When we recently moved from Illinois to the DC area, we found that even his Medicare coverage is now not in effect and will not be honored by any provider here - unless and until the almighty Humana either allows his coverage to transfer or drops him from their roles. Really. That's the grim reality for people hog-tied to the for-profit insurance industry. Medicare-eligible folks become healthcare system refugees as the government continues to collect the monthly premium and Humana also pockets their share.

And what if my husband has a health problem tonight? Well, he'll just have to take his chances and either wait it out, hope not to die, and beg for care - or he'll die wondering how his own public plan was so subverted to the for-profit industry that he signed away his own right to treatment. A worker and taxpayer for more than 50 years - he is paying for two forms of coverage and yet has no coverage. He is denied. He is being bilked - and all with the blessings of both Republicans and Democrats.

My husband is not singled out by any means - he is one of millions from whom the insurance companies we're being asked to trust are taking money and providing no service and no coverage in return. It is racketeering in the classic sense. And our government is part of the racket stealing from us. They just don't care enough to fix it with any sense of urgency. Widgets.
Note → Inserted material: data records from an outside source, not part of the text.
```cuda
static int mlp_grad_minibatch_impl(dppo_ctx* ctx, const char* what, bool gemm_heads, const dppo_mlp_desc* d, const float* params,
                                   float* grads, const float* obs, const void* actions, const float* old_log_probs, const float* adv,
                                   const float* returns, const double* adv_stats, const int32_t* idx, int64_t M, const dppo_hyper* hy,
                                   float* losses, void* ws, int64_t ws_bytes, void* stream)
{
    if (!ctx) return 1;
    if (!d || !params || !grads || !obs || !actions || !old_log_probs || !adv || !returns || !hy || !ws)
        DPPO_FAIL(ctx, "%s: null argument", what);
    if (M <= 0) DPPO_FAIL(ctx, "%s: empty minibatch", what);
    if (hy->advantage_norm && (!adv_stats || hy->adv_count < 2)) DPPO_FAIL(ctx, "%s: advantage_norm needs adv_stats and adv_count >= 2", what);
    dppo_mlp_layout L;
    if (dppo_mlp_layout_compute(d, &L)) DPPO_FAIL(ctx, "%s: bad descriptor", what);
    if (gemm_heads && !gemm_heads_in_bound(d))
        DPPO_FAIL(ctx, "%s: hidden %d / %d actions outside the GEMM-head bound (hidden <= %d, 1..%d actions)", what, d->hidden, d->act_dim,
                  DPPO_GEMM_HEADS_MAX_HIDDEN, DPPO_GEMM_HEADS_MAX_ACT);
    const int D = d->obs_dim, H = d->hidden, A = d->act_dim;
    TrainWs w = carve_train(d, M, ctx->sm_count, (char*)ws, gemm_heads);
    if (w.bytes > ws_bytes) DPPO_FAIL(ctx, "%s: workspace too small (%lld < %lld)", what, (long long)ws_bytes, (long long)w.bytes);
    cudaStream_t st = (cudaStream_t)stream;
    const float inv_m = 1.0f / (float)(hy->loss_denominator > 0 ? hy->loss_denominator : M);

    char* img_base = reinterpret_cast<char*>((reinterpret_cast<uintptr_t>((char*)ws + w.img_off) + 1023) & ~(uintptr_t)1023);
    const bool img_fits = (img_base - (char*)ws) + carve_images(d, nullptr).bytes <= ws_bytes;
    const bool tc_on = ctx->use_tensor_cores && img_fits;
    WImages img = carve_images(d, img_base);
    const bool g1 = tc_on && dppo_tc3_gemm_supported(M, H, D), g2 = tc_on && dppo_tc3_gemm_supported(M, H, H),
               g3 = tc_on && dppo_tc3_gemm_supported(M, 2 * H, H), gb3 = tc_on && dppo_tc3_gemm_supported(M, H, 2 * H), gb2 = g2;
    const bool wg3 = tc_on && w.t3 > 0, wg2 = tc_on && w.t2 > 0, wg1 = tc_on && w.t1 > 0;
    const int sweep = ctx->row_sweep;
    const int hint = (sweep & 8) ? 2 : 0;
    const float* x1 = obs;
    const int32_t* x1_idx = idx;
    bool gather_pending = idx && (g1 || wg1);
    if (gather_pending) { x1 = w.xg; x1_idx = nullptr; }
    {
        PrepJobs jobs;
        jobs.n = 0;
        jobs.gather = GatherJob{nullptr, nullptr, nullptr, 0, 0};
        auto job = [&](bool on, const float* W, int rows_w, int cols_w, int transpose, unsigned char* im) {
            if (on) { jobs.job[jobs.n].W = W; jobs.job[jobs.n].rows_w = rows_w; jobs.job[jobs.n].cols_w = cols_w;
                      jobs.job[jobs.n].transpose = transpose; jobs.job[jobs.n].n_tile = 0; jobs.job[jobs.n].img = im; ++jobs.n; }
        };
        job(g1, params + L.w1, H, D, 0, img.w1f);
        job(g2, params + L.w2, H, H, 0, img.w2f);
        job(g3, params + L.w3, 2 * H, H, 0, img.w3f);
        job(gb3, params + L.w3, 2 * H, H, 1, img.w3b);
        job(gb2, params + L.w2, H, H, 1, img.w2b);
        if (gather_pending && D % 4 == 0 && (reinterpret_cast<uintptr_t>(obs) & 15u) == 0 && (reinterpret_cast<uintptr_t>(w.xg) & 15u) == 0) {
            jobs.gather = GatherJob{reinterpret_cast<const float4*>(obs), idx, reinterpret_cast<float4*>(w.xg), M, D / 4};
            gather_pending = false;
        }
        if (dppo_tc_prep_weights_multi(ctx, jobs, st)) return 1;
    }
    if (gather_pending && dppo_gather_rows_f32(ctx, obs, idx, w.xg, M, D, stream)) return 1;

    if (g1) {
        if (dppo_tc3_gemm(ctx, DPPO_EPI_BIAS_TANH, x1, D, img.w1f, params + L.b1, nullptr, 0, w.h1, H, nullptr, M, H, D, hint, st)) return 1;
    } else if (dppo_gemm_nt(ctx, DPPO_EPI_BIAS_TANH, x1, D, x1_idx, params + L.w1, D, params + L.b1, w.h1, H, M, H, D, st)) return 1;
    if (g2) {
        if (dppo_tc3_gemm(ctx, DPPO_EPI_BIAS_TANH, w.h1, H, img.w2f, params + L.b2, nullptr, 0, w.h2, H, nullptr, M, H, H, (sweep & 1) | hint, st)) return 1;
    } else if (dppo_gemm_nt(ctx, DPPO_EPI_BIAS_TANH, w.h1, H, nullptr, params + L.w2, H, params + L.b2, w.h2, H, M, H, H, st)) return 1;
    if (g3) {
        if (dppo_tc3_gemm(ctx, DPPO_EPI_BIAS_TANH, w.h2, H, img.w3f, params + L.b3, nullptr, 0, w.h3, 2 * H, nullptr, M, 2 * H, H, hint, st)) return 1;
    } else if (dppo_gemm_nt(ctx, DPPO_EPI_BIAS_TANH, w.h2, H, nullptr, params + L.w3, H, params + L.b3, w.h3, 2 * H, M, 2 * H, H, st)) return 1;

    if (!gemm_heads) {
        HeadTrainArgs ha;
        ha.h3 = w.h3; ha.d3 = w.d3;
        ha.wa = params + L.wa; ha.ba = params + L.ba; ha.wc = params + L.wc; ha.bc = params + L.bc;
        ha.log_std = d->continuous ? params + L.log_std : nullptr;
        ha.idx = idx;
        ha.actions_i = d->continuous ? nullptr : (const int32_t*)actions;
        ha.actions_f = d->continuous ? (const float*)actions : nullptr;
        ha.old_logp = old_log_probs; ha.adv = adv; ha.ret = returns;
        ha.adv_stats = adv_stats; ha.adv_count = hy->adv_count; ha.advantage_norm = hy->advantage_norm;
        ha.M = M; ha.H = H; ha.A = A;
        ha.clip = hy->ppo_clip; ha.vw = hy->value_loss_weight; ha.beta = hy->entropy_beta; ha.inv_m = inv_m;
        ha.partials = w.hp; ha.partial_stride = w.head_stride;
        ha.rev = (sweep >> 1) & 1; ha.keep_d3 = (sweep >> 2) & 1; ha.h3_first = (sweep >> 3) & 1;
        if (launch_head_train_kernel(ctx, ha, d->continuous, w.head_blocks, st)) return 1;
    } else {
        if (dppo_gemm_nt(ctx, DPPO_EPI_BIAS, w.h3, 2 * H, nullptr, params + L.wa, H, params + L.ba, w.zd, A, M, A, H, st)) return 1;
        WideLossArgs la = {};
        la.z = w.zd; la.dz = w.zd;
        la.log_std = d->continuous ? params + L.log_std : nullptr;
        la.h3 = w.h3; la.d3 = w.d3; la.wc = params + L.wc; la.bc = params + L.bc;
        la.idx = idx;
        la.actions_i = d->continuous ? nullptr : (const int32_t*)actions;
        la.actions_f = d->continuous ? (const float*)actions : nullptr;
        la.old_logp = old_log_probs; la.adv = adv; la.ret = returns;
        la.adv_stats = adv_stats; la.adv_count = hy->adv_count; la.advantage_norm = hy->advantage_norm;
        la.M = M; la.H = H; la.A = A;
        la.clip = hy->ppo_clip; la.vw = hy->value_loss_weight; la.beta = hy->entropy_beta; la.inv_m = inv_m;
        la.partials = w.hp; la.partial_stride = w.head_stride;
        if (launch_wide_loss_train(ctx, la, d->continuous, w.head_blocks, st)) return 1;
        if (dppo_gemm_nn_tanh_bwd(ctx, w.zd, A, params + L.wa, H, w.h3, 2 * H, w.d3, 2 * H, w.ca, M, H, A, st)) return 1;
        if (dppo_wgrad(ctx, w.zd, A, w.h3, 2 * H, nullptr, w.pa, w.sa, M, A, H, st)) return 1;
    }

    int tiles2 = w.tiles2, tiles1 = w.tiles1;
    if (gb3) {
        tiles2 = dppo_tc3_colsum_parts(ctx, M, H);
        if (dppo_tc3_gemm(ctx, DPPO_EPI_TANH_BWD, w.d3, 2 * H, img.w3b, nullptr, w.h2, H, w.d2, H, w.c2, M, H, 2 * H, hint, st)) return 1;
    } else if (dppo_gemm_nn_tanh_bwd(ctx, w.d3, 2 * H, params + L.w3, H, w.h2, H, w.d2, H, w.c2, M, H, 2 * H, st)) return 1;
    if (gb2) {
        tiles1 = dppo_tc3_colsum_parts(ctx, M, H);
        if (dppo_tc3_gemm(ctx, DPPO_EPI_TANH_BWD, w.d2, H, img.w2b, nullptr, w.h1, H, w.d1, H, w.c1, M, H, H, sweep & 1, st)) return 1;
    } else if (dppo_gemm_nn_tanh_bwd(ctx, w.d2, H, params + L.w2, H, w.h1, H, w.d1, H, w.c1, M, H, H, st)) return 1;
    const int n3p = wg3 ? w.t3 : w.s3, n2p = wg2 ? w.t2 : w.s2, n1p = wg1 ? w.t1 : w.s1;
    if (w.multi && wg3 && wg2 && wg1) {
        const float* Ds[3] = {w.d3, w.d2, w.d1};
        const float* Hs[3] = {w.h2, w.h1, x1};
        float* Ps[3] = {w.p3, w.p2, w.p1};
        const int ldds[3] = {2 * H, H, H}, ldhs[3] = {H, H, D}, sps[3] = {w.t3, w.t2, w.t1}, n1s[3] = {2 * H, H, H}, n2s[3] = {H, H, D};
        if (dppo_tc2_wgrad_multi(ctx, 3, Ds, ldds, Hs, ldhs, Ps, sps, M, n1s, n2s, st)) return 1;
    } else {
    if (wg3) {
        if (dppo_tc2_wgrad(ctx, w.d3, 2 * H, w.h2, H, w.p3, w.t3, M, 2 * H, H, st)) return 1;
    } else if (dppo_wgrad(ctx, w.d3, 2 * H, w.h2, H, nullptr, w.p3, w.s3, M, 2 * H, H, st)) return 1;
    if (wg2) {
        if (dppo_tc2_wgrad(ctx, w.d2, H, w.h1, H, w.p2, w.t2, M, H, H, st)) return 1;
    } else if (dppo_wgrad(ctx, w.d2, H, w.h1, H, nullptr, w.p2, w.s2, M, H, H, st)) return 1;
    if (wg1) {
        if (dppo_tc2_wgrad(ctx, w.d1, H, x1, D, w.p1, w.t1, M, H, D, st)) return 1;
    } else if (dppo_wgrad(ctx, w.d1, H, x1, D, x1_idx, w.p1, w.s1, M, H, D, st)) return 1;
    }

    GradSegTable tab;
    int n = 0;
    auto seg = [&](int64_t dst, int64_t count, const float* src, int64_t stride, int nparts) {
        tab.seg[n].dst = dst; tab.seg[n].count = count; tab.seg[n].src = src; tab.seg[n].stride = stride;
        tab.seg[n].nparts = nparts; tab.seg[n].pad = 0; ++n;
    };
    seg(L.w1, (int64_t)H * D, w.p1, (int64_t)H * D, n1p);
    seg(L.b1, H, w.c1, H, tiles1);
    seg(L.w2, (int64_t)H * H, w.p2, (int64_t)H * H, n2p);
    seg(L.b2, H, w.c2, H, tiles2);
    seg(L.w3, (int64_t)2 * H * H, w.p3, (int64_t)2 * H * H, n3p);
    int off_dba, off_dwc, off_dbc, off_dls, off_loss;
    if (!gemm_heads) {
        const HeadOffsets ho = head_offsets(H, A);
        off_dba = ho.dba; off_dwc = ho.dwc; off_dbc = ho.dbc; off_dls = ho.dls; off_loss = ho.loss;
        seg(L.b3, 2 * H, w.hp + ho.b3, w.head_stride, w.head_blocks);
        seg(L.wa, (int64_t)A * H, w.hp, w.head_stride, w.head_blocks);
    } else {
        const WideOffsets wo = wide_offsets(H, A);
        off_dba = wo.dba; off_dwc = wo.dwc; off_dbc = wo.dbc; off_dls = wo.dls; off_loss = 0;
        seg(L.b3, H, w.ca, H, w.tiles_a);
        seg(L.b3 + H, H, w.hp + wo.db3, w.head_stride, w.head_blocks);
        seg(L.wa, (int64_t)A * H, w.pa, (int64_t)A * H, w.sa);
    }
    seg(L.ba, A, w.hp + off_dba, w.head_stride, w.head_blocks);
    seg(L.wc, H, w.hp + off_dwc, w.head_stride, w.head_blocks);
    seg(L.bc, 1, w.hp + off_dbc, w.head_stride, w.head_blocks);
    if (d->continuous) seg(L.log_std, A, w.hp + off_dls, w.head_stride, w.head_blocks);
    tab.nseg = n;
    return launch_grad_reduce(ctx, tab, grads, L.total, w.hp + off_loss, w.head_blocks, w.head_stride, hy->value_loss_weight,
                              hy->entropy_beta, inv_m, losses, hy->grad_sumsq, st);
}

extern "C" int dppo_mlp_grad_minibatch(dppo_ctx* ctx, const dppo_mlp_desc* d, const float* params, float* grads,
                                       const float* obs, const void* actions, const float* old_log_probs, const float* adv,
                                       const float* returns, const double* adv_stats, const int32_t* idx, int64_t M,
                                       const dppo_hyper* hy, float* losses, void* ws, int64_t ws_bytes, void* stream)
{
    return mlp_grad_minibatch_impl(ctx, "mlp_grad_minibatch", false, d, params, grads, obs, actions, old_log_probs, adv, returns,
                                   adv_stats, idx, M, hy, losses, ws, ws_bytes, stream);
}

extern "C" int dppo_mlp_grad_minibatch_gemm_heads(dppo_ctx* ctx, const dppo_mlp_desc* d, const float* params, float* grads,
                                                  const float* obs, const void* actions, const float* old_log_probs, const float* adv,
                                                  const float* returns, const double* adv_stats, const int32_t* idx, int64_t M,
                                                  const dppo_hyper* hy, float* losses, void* ws, int64_t ws_bytes, void* stream)
{
    return mlp_grad_minibatch_impl(ctx, "mlp_grad_minibatch_gemm_heads", true, d, params, grads, obs, actions, old_log_probs, adv,
                                   returns, adv_stats, idx, M, hy, losses, ws, ws_bytes, stream);
}

namespace {

__global__ void __launch_bounds__(256)
next_value_plan_kernel(const float* __restrict__ terms, const float* __restrict__ truncs, const float* __restrict__ values, int T, int N,
                       float* __restrict__ next_values, int32_t* __restrict__ idx, int* __restrict__ count)
{
    const int64_t B = (int64_t)T * N;
    const int lane = threadIdx.x & 31;
    for (int64_t base = (int64_t)blockIdx.x * blockDim.x; base < B; base += (int64_t)gridDim.x * blockDim.x) {
        const int64_t i = base + threadIdx.x;
        bool need = false;
        if (i < B) {
            need = i >= B - N || terms[i] != 0.0f || truncs[i] != 0.0f;
            if (!need) next_values[i] = values[i + N];
        }
        const unsigned ballot = __ballot_sync(0xffffffffu, need);
        int start = 0;
        if (lane == 0 && ballot) start = atomicAdd(count, __popc(ballot));
        start = __shfl_sync(0xffffffffu, start, 0);
        if (need) idx[start + __popc(ballot & ((1u << lane) - 1u))] = (int32_t)i;
    }
}

__global__ void __launch_bounds__(256)
scatter_values_kernel(const float* __restrict__ src, const int32_t* __restrict__ idx, const int* __restrict__ count, float* __restrict__ dst)
{
    const int n = *count;
    for (int i = blockIdx.x * blockDim.x + threadIdx.x; i < n; i += gridDim.x * blockDim.x) dst[idx[i]] = src[i];
}

struct NextWs { int* count; int32_t* idx; float *xg, *h1, *h2, *h3, *tmp; int64_t img_off, bytes; };

NextWs carve_next(const dppo_mlp_desc* d, int64_t B, char* base)
{
    NextWs w;
    int64_t o = 0;
// ... 126 lines not shown
```

diamond-ppo_b200/csrc/common.cuh:

```cuda
#pragma once
#include <cuda_runtime.h>
#include <stdint.h>
#include <stdio.h>
#include <string.h>

#include "dppo.h"

struct dppo_ctx {
    int device;
    int sm_count;
    int cc_major, cc_minor;
    char err[512];
    int use_tensor_cores;
    int gae_variant;
    int gae_inputs_settled;
    long long launch_count;
    int row_sweep;
    int tc_prefetch;
    int tc_debug;
    const unsigned long long* draw_base;
    const int* rows_dev;
    void* tm_cache;
    void (*tm_cache_free)(void*);
};

extern char g_dppo_create_error[512];

#define DPPO_FAIL(ctx, ...)                                   \
    do {                                                      \
        if (ctx) snprintf((ctx)->err, sizeof((ctx)->err), __VA_ARGS__); \
        return 1;                                             \
    } while (0)

#define DPPO_CHECK_LAUNCH(ctx, what)                                                        \
    do {                                                                                    \
        cudaError_t e_ = cudaGetLastError();                                                \
        if (e_ != cudaSuccess) DPPO_FAIL(ctx, "%s: %s", what, cudaGetErrorString(e_));      \
        ++(ctx)->launch_count;                                                              \
    } while (0)

#ifdef DPPO_TIMING_SWITCHES
#define DPPO_DBG(mask, bit) (((mask) & (bit)) != 0)
#else
#define DPPO_DBG(mask, bit) false
#endif

static inline int64_t align_up(int64_t x, int64_t a) { return (x + a - 1) / a * a; }

#define DPPO_PDL_ENTER()                                                    \
    do {                                                                    \
        asm volatile("griddepcontrol.launch_dependents;" ::: "memory");     \
        asm volatile("griddepcontrol.wait;" ::: "memory");                  \
    } while (0)

template <typename... KArgs, typename... Args>
static inline cudaError_t dppo_launch_pdl_if(bool on, void (*kern)(KArgs...), dim3 grid, dim3 block, size_t smem, cudaStream_t st, Args&&... args)
{
    cudaLaunchConfig_t lc = {};
    lc.gridDim = grid; lc.blockDim = block; lc.dynamicSmemBytes = smem; lc.stream = st;
    cudaLaunchAttribute attr[1];
    attr[0].id = cudaLaunchAttributeProgrammaticStreamSerialization;
    attr[0].val.programmaticStreamSerializationAllowed = 1;
    lc.attrs = attr;
    lc.numAttrs = on ? 1 : 0;
    return cudaLaunchKernelEx(&lc, kern, static_cast<KArgs>(args)...);
}
template <typename... KArgs, typename... Args>
static inline cudaError_t dppo_launch_pdl(dppo_ctx* ctx, void (*kern)(KArgs...), dim3 grid, dim3 block, size_t smem, cudaStream_t st,
                                          Args&&... args)
{
    return dppo_launch_pdl_if(DPPO_DBG(ctx->tc_debug, 512), kern, grid, block, smem, st, static_cast<Args&&>(args)...);
}

__device__ __forceinline__ uint64_t l2_policy_evict_first()
{
    uint64_t p;
    asm volatile("createpolicy.fractional.L2::evict_first.b64 %0, 1.0;" : "=l"(p));
    return p;
}
__device__ __forceinline__ float4 ldg_l2_hint(const float4* p, uint64_t policy)
{
    float4 v;
    asm("ld.global.nc.L2::cache_hint.v4.f32 {%0, %1, %2, %3}, [%4], %5;" : "=f"(v.x), "=f"(v.y), "=f"(v.z), "=f"(v.w) : "l"(p), "l"(policy));
    return v;
}
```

The private, for-profit insurance companies want to do more of the same with the whole lot of us. They'll have to be cagier this time, but the insurance giants clearly know how to work the system to their benefit. And if folks like my husband die, well, it's just one of the costs of doing business.

So before we all jump too high in praise of anyone's new plan for us in terms of healthcare reform, let's have a look-see at what we - the patients and the peons who pay the bills - stand to gain from reform.

Right now, we've sold out our most vulnerable folks. We force people on Social Security to pay for insurance they cannot use. Do we care? And we want these companies that were willing to sell out our most vulnerable citizens to be charge of our entire healthcare system? Come on. Get real. Follow the money. Follow the widgets.

Will we really reform healthcare or just bail them all out - all the big money interests and industries - one by one by one until we truly have shifted all of our wealth to the top and left the rest of us groveling at the bottom? Or might we see it another way, as civilized people with a need to care for one another in a civilized way at a price this nation can afford? The single payer solution is not un-American, it is just the opposite. It is far more in line with American values of fairness and justice and fiscal responsibility than the convoluted, corrupt system that would funnel our hard-earned dollars straight to the top without regard for our national well-being.

Follow the money. And that cash does not presently lead to you and to me getting a fair shake. We'll have to fight for it. Or we'll die for it. When the next summit is convened, do you suppose it could start with the basic premise that healthcare is a basic human right and first design what we think we need to provide that right to our citizens - one and all? That would forever change the discussion and drive the agenda accordingly. We're not there yet. And it remains to be seen if this President can set that tone and that agenda.